I am getting an argument is of length zero
error that I can't figure out the cause of.
This code is supposed to sample from a range of numbers start
and end
. Some of the rows have additional dependencies, where certain IDs need to come after other IDs. The code checks for these dependencies by replacing values in columns after1
and after2
with the corresponding sampled values. If the required dependencies are not met, the values are resampled.
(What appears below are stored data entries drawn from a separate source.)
static int bm25_stage(SearchCall &k) {
    oc_ctx *c = k.c; const oc_search_params *p = k.p;
    const uint32_t B = k.B, n_tiles = k.n_tiles, n_keep = k.n_keep; const StrSnap *S = k.S;
    const DevBuf &din = c->in_blob; cudaStream_t ps = k.side ? c->side : c->stream;
    CU(cudaEventRecord(c->ev[EV_BM0], ps));
    const uint64_t ok_words = uint64_t(n_tiles) * (BM25_TILE / 32);
    if (k.per_q) {
        OCTRY(c->row_ok.ensure(std::max<uint64_t>(ok_words, 1) * k.qfj.slots.size() * 4));
        if (ok_words) {
            rows_ok_kernel<<<dim3((unsigned)((ok_words + 255) / 256), (unsigned)k.qfj.slots.size()), 256, 0, ps>>>(
                S->row_doc, S->n_rows, k.tombs ? S->alive : nullptr, nullptr, 0, c->row_ok.as<uint32_t>(), ok_words, k.qfj.d_slots);
            launched(c);
        }
        k.row_ok = c->row_ok.as<uint32_t>();
    } else if (k.filter || k.tombs) {
        OCTRY(c->row_ok.ensure(std::max<uint64_t>(ok_words, 1) * 4));
        if (ok_words) {
            rows_ok_kernel<<<(unsigned)((ok_words + 255) / 256), 256, 0, ps>>>(
                S->row_doc, S->n_rows, k.tombs ? S->alive : nullptr, k.filter_dev, k.filter_nbits,
                c->row_ok.as<uint32_t>(), ok_words);
            launched(c);
        }
        k.row_ok = c->row_ok.as<uint32_t>();
    }
    if (!k.pre_items.empty()) {
        if (k.dense_bytes) CU(cudaMemsetAsync(c->dense_buf.p, 0, k.dense_bytes, ps));
        for (const DenseEntry *e : k.dense_new) CU(cudaMemsetAsync(e->p, 0, e->bytes, ps));
        bm25_precompute_kernel<<<(unsigned)k.pre_items.size(), 256, 0, ps>>>(k.s_pre.at(din), k.s_pitems.at(din), p->bm25_k, k.row_ok);
        launched(c);
        CU(cudaGetLastError());
        for (DenseEntry *e : k.dense_new) e->ready = true;
    }
    const size_t n_td = k.terms.size();
    OCTRY(c->seg.ensure((n_td * (size_t(n_tiles) + 1) + 1) * 4));
    if (n_td) {
        const uint64_t work = uint64_t(n_td) * (n_tiles + 1);
        bm25_plan_kernel<<<(unsigned)((work + 255) / 256), 256, 0, ps>>>(k.s_terms.at(din), (uint32_t)n_td, n_tiles, c->seg.as<uint32_t>());
        launched(c);
    }
    if (k.need_df) {
        const size_t ntok = k.tokens.size();
        OCTRY(c->df_dev.ensure(ntok * 4));
        CU(cudaMemsetAsync(c->df_dev.p, 0, ntok * 4, c->stream));
        DfParams dp{};
        dp.terms = k.s_terms.at(din);
        dp.tokens = k.s_tokens.at(din);
        dp.n_tokens = (uint32_t)ntok; dp.n_tiles = n_tiles; dp.seg = c->seg.as<uint32_t>();
        dp.row_ok_bits = k.row_ok; dp.df = c->df_dev.as<unsigned int>();
        if (k.per_q) { dp.tok_ok_slot = k.s_tslot.at(din); dp.ok_words = ok_words; }
        if (n_tiles && ntok) {
            bm25_df_kernel<<<(unsigned)(uint64_t(n_tiles) * ntok), BM25_THREADS, 0, c->stream>>>(dp);
            launched(c);
        }
        if (k.multi_rank) {
            std::string err;
            if (!c->comm.all_reduce_sum_u32(c->df_dev.p, c->df_dev.p, ntok, c->stream, &err)) return fail(OC_ERR_COMM, "%s", err.c_str());
        }
        std::vector<uint32_t> dfh(ntok);
        CU(cudaMemcpyAsync(dfh.data(), c->df_dev.p, ntok * 4, cudaMemcpyDeviceToHost, c->stream));
        CU(cudaStreamSynchronize(c->stream));
        const float N = (float)S->document_count;
        for (size_t t = 0; t < ntok; t++)
            if (k.tok_need_df[t]) k.tokens[t].idf = host_idf(N, std::max<uint32_t>(1u, dfh[t]));
        CU(cudaMemcpyAsync(const_cast<TokenDesc *>(k.s_tokens.at(din)), k.tokens.data(), ntok * sizeof(TokenDesc),
                           cudaMemcpyHostToDevice, c->stream));
    }
    const size_t slots = size_t(B) * std::max<uint32_t>(n_tiles, 1);
    OCTRY(c->tau.ensure(size_t(B) * 16 + 16));
    OCTRY(c->cand_key.ensure(slots * n_keep * 8));
    OCTRY(c->cand_ft.ensure(slots * n_keep * 4));
    OCTRY(c->cand_cnt.ensure(slots * 4));
    OCTRY(c->tile_cnt.ensure(slots * 4));
    OCTRY(c->tile_max.ensure(slots * 4));
    OCTRY(c->tile_min.ensure(slots * 4));
    k.min_hint_dev = reinterpret_cast<float *>(c->tau.as<uint8_t>() + size_t(B) * 8);
    k.tile_counter = reinterpret_cast<unsigned int *>(c->tau.as<uint8_t>() + size_t(B) * 16);
    CU(cudaMemsetAsync(c->tau.p, 0, size_t(B) * 16 + 16, ps));
    Bm25Params &bp = k.bp;
    bp.terms = k.s_terms.at(din);
    bp.tokens = k.s_tokens.at(din);
    bp.queries = k.s_queries.at(din);
    bp.term_token = k.s_ttok.at(din);
    bp.seg = c->seg.as<uint32_t>();
    bp.n_queries = B; bp.n_tiles = n_tiles; bp.n_rows = S->n_rows;
    bp.k = p->bm25_k;
    bp.row_ok_bits = k.row_ok;
    if (k.per_q) { bp.q_ok_slot = k.qfj.d_q_slot_ft; bp.ok_words = ok_words; }
    bp.omc_row = p->omc ? k.omc_row_dev : k.s_omcr.at(din);
    bp.omc_mult = p->omc ? k.omc_row_mult_dev : k.s_omcrm.at(din);
    bp.n_omc = k.n_omc_rows;
    bp.min_hint = k.min_hint_dev;
    bp.n_keep = n_keep; bp.cap = k.cap;
    bp.tau = c->tau.as<unsigned long long>();
    bp.cand_key = c->cand_key.as<uint64_t>(); bp.cand_ft = c->cand_ft.as<float>();
    bp.cand_cnt = c->cand_cnt.as<uint32_t>(); bp.tile_count = c->tile_cnt.as<uint32_t>();
    bp.tile_max = c->tile_max.as<float>(); bp.tile_min = c->tile_min.as<float>();
    bp.dense_stat = k.tile_counter + 2;
    const SearchReq &r = k.r;
    if (r.fj || r.gj || r.sj) {
        OCTRY(c->mbits.ensure(size_t(B) * std::max<uint32_t>(n_tiles, 1) * (BM25_TILE / 32) * 4));
        bp.matched_bits = c->mbits.as<uint32_t>();
    }
    if (r.gj && n_tiles) {
        OCTRY(c->row_ft.ensure(size_t(B) * n_tiles * BM25_TILE * 4));
        bp.row_ft = c->row_ft.as<float>();
    }
    if (n_tiles) OCTRY(launch_tile(c, bp, n_tiles * B, k.any_multi, k.thr, k.omc_tile, ps, k.max_tokens, k.tile_counter, k.need_df));
    CU(cudaEventRecord(c->ev[EV_BM1], ps));
    c->timing.bm25_postings = k.postings_walked;
    if (k.side) {
        CU(cudaEventRecord(c->ev_side, c->side));
        CU(cudaStreamWaitEvent(c->stream, c->ev_side, 0));
        c->side_dirty = false;
    }
    return OC_OK;
}
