# ZhenghaoFei/visual_odom

Hardware: AMD Instinct MI355X
Metric: stereo frames/sec on KITTI-00 1241x376 @ ~2000 features (higher is better)
Workload: dtype u8/int32 LK (f32 2x2 solve), f64 pose solve

## Files before the change

### visual_odom_amd/csrc/lk.hip

```cpp
#include "vo_kernels.h"
#include "vo_lkmath.h"

#include <float.h>
#include <type_traits>

namespace vo {

constexpr int LK_WIN = 21;
constexpr int LK_JT_W = 48, LK_JT_H = 40;
constexpr int LK_W_BITS = 14;
template <int W>
struct LkWin {
    static_assert(W % 2 == 1 && W >= 5 && W <= LK_WIN, "odd windows of 5 .. 21: the pyramid's borders are laid out for 21");
    static constexpr int SEGS = (W + 6) / 7, LANES = W * SEGS, COLS = 7 * SEGS + 1, ROWS = W + 1, LAST = W - 7 * (SEGS - 1);
    static constexpr int OFF_X = ((LK_JT_W - COLS) / 2) & ~3, OFF_Y = (LK_JT_H - ROWS) / 2;
    static_assert(LANES <= 64 && LK_JT_W >= COLS + OFF_X + 3 && LK_JT_H >= ROWS + OFF_Y, "the lane map and the tile hold the window");
};
constexpr uint32_t lk_seg_mask(int valid, int m)
{
    return (2 * m < valid ? 0x0000ffffu : 0u) | (2 * m + 1 < valid ? 0xffff0000u : 0u);
}

template <bool COLS>
__device__ __forceinline__ void lk_weights_packed(float a, float b, uint32_t &w0, uint32_t &w1)
{
    const float s = (float)(1 << LK_W_BITS), magic = 12582912.f;
    const float a1 = (1.f - a) * s, a0 = a * s, b1 = 1.f - b;
    const uint32_t r00 = (uint32_t)__float_as_int(a1 * b1 + magic);
    const uint32_t r01 = (uint32_t)__float_as_int(a0 * b1 + magic);
    const uint32_t r10 = (uint32_t)__float_as_int(a1 * b + magic);
    const uint32_t iw11 = ((1u << LK_W_BITS) + 3u * 0x4B400000u) - (r00 + r01 + r10);
    w0 = perm_b32(COLS ? r10 : r01, r00, VO_SEL_LO16);
    w1 = perm_b32(iw11, COLS ? r01 : r10, VO_SEL_LO16);
}
__device__ __forceinline__ void lk_weights(float a, float b, uint32_t &wt, uint32_t &wb)
{
    lk_weights_packed<false>(a, b, wt, wb);
}
__device__ __forceinline__ void lk_weights_cols(float a, float b, uint32_t &wl, uint32_t &wr)
{
    lk_weights_packed<true>(a, b, wl, wr);
}
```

When the code works sucessfully, the sampled
value should be filled with numbers that meet the required dependencies. The code is run for i
iterations, adding a column at the end signifying what run the sampled values correspond to.
I recently adapted the way that I cleaned and prepared my data before entering it into R. I thought that I had transposed the code correctly, but I am getting the following error that wasn't present in the old version, and I'm not sure how to fix it. I've looked around at other posts, but haven't found a solution that is applicable.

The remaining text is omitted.